• _Problem requirements_
Search the entries below. Return every line that has "dest" in it.

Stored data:
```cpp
namespace xmpi {
int ensure_streams(xmpi_comm* c);
int run_plan(xmpi_comm* c, const Plan& plan, const void* sendbuf, void* recvbuf, int dtype, int op);
int p2p_send(xmpi_comm* c, const void* buf, size_t bytes, int dtype, int dest, int tag, bool wait_ack = true);
int p2p_wait(xmpi_comm* c, int dest, int tag);
int p2p_recv(xmpi_comm* c, void* buf, size_t cap_bytes, int dtype, int src, int tag, size_t* got_bytes);
int p2p_probe(xmpi_comm* c, int src, int tag, size_t* bytes, int* dtype);
bool agent_submit(xmpi_comm* c, void* dst, const void* from, size_t bytes, MailEntry* m);
void p2p_agent_stop(xmpi_comm* c);
int agent_submit_ll(xmpi_comm* c, const void* send, void* recv, size_t bytes, int ll_coll, int root, int dtype, int op, bool consecutive);
extern thread_local uint64_t t_api_call;
void ll_agent_stop(xmpi_comm* c);
int zero_copy_collective(xmpi_comm* c, int coll, int root, const void* sendbuf, void* recvbuf, size_t count,
                         int dtype, int op, bool push, bool* done, int iters = 1);
int registry_add(void* base, size_t bytes, int device);
void registry_remove(xmpi_comm* c, void* base);
void zc_close_peers(const xmpi_comm* c);
bool zc_export(xmpi_comm* c, const void* p, size_t need, BufRef* ref);
bool zc_import(xmpi_comm* c, int peer, const BufRef& ref, void** out);
bool registry_alive(uint64_t gen);
hipError_t ipc_open_shared(int owner_pid, uint64_t owner_addr, const void* handle_bytes, void** out);
void ipc_close_shared(void* ptr);
void* pool_acquire(int device, size_t bytes, int kind, bool* fresh, uint64_t* mark);
void pool_release(void* ptr, uint64_t mark = 0);
hipError_t pool_handle(void* ptr, void* handle_out);
hipStream_t stream_acquire(int device);
void stream_release(int device, hipStream_t s);
hipStream_t shared_stream_for(int device);
bool trace_on();
#define XMPI_TRACE_STEP(rank, what)                                                                          \
  do {                                                                                                       \
    if (::xmpi::trace_on()) fprintf(stderr, "[xmpi %d %.6f] %s\n", (rank), ::xmpi::now_seconds(), (what)); \
  } while (0)
long env_long(const char* name, long dflt);
inline int use_device(const xmpi_comm* c) {
  XMPI_HIP(hipSetDevice(c->device));
  return XMPI_OK;
}
#define XMPI_ENTER(c)                          \
  do {                                         \
    if (!(c) || (c)->finalized) {              \
      ::xmpi::set_last_error("communicator not initialised"); \
      return XMPI_ERR_STATE;                   \
    }                                          \
    int _rc = ::xmpi::use_device(c);           \
    if (_rc) return _rc;                       \
    ::xmpi::t_api_call = (c)->api_calls.fetch_add(1, std::memory_order_relaxed) + 1; \
  } while (0)
inline double wait_limit(const xmpi_comm* c) { return c->timeout_s > 0 ? (double)c->timeout_s : 1e18; }
void drain_worker(xmpi_comm* c);
void stop_worker(xmpi_comm* c);
// ... 47 lines not shown
```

• _Result_
int p2p_send(xmpi_comm* c, const void* buf, size_t bytes, int dtype, int dest, int tag, bool wait_ack = true);
int p2p_wait(xmpi_comm* c, int dest, int tag);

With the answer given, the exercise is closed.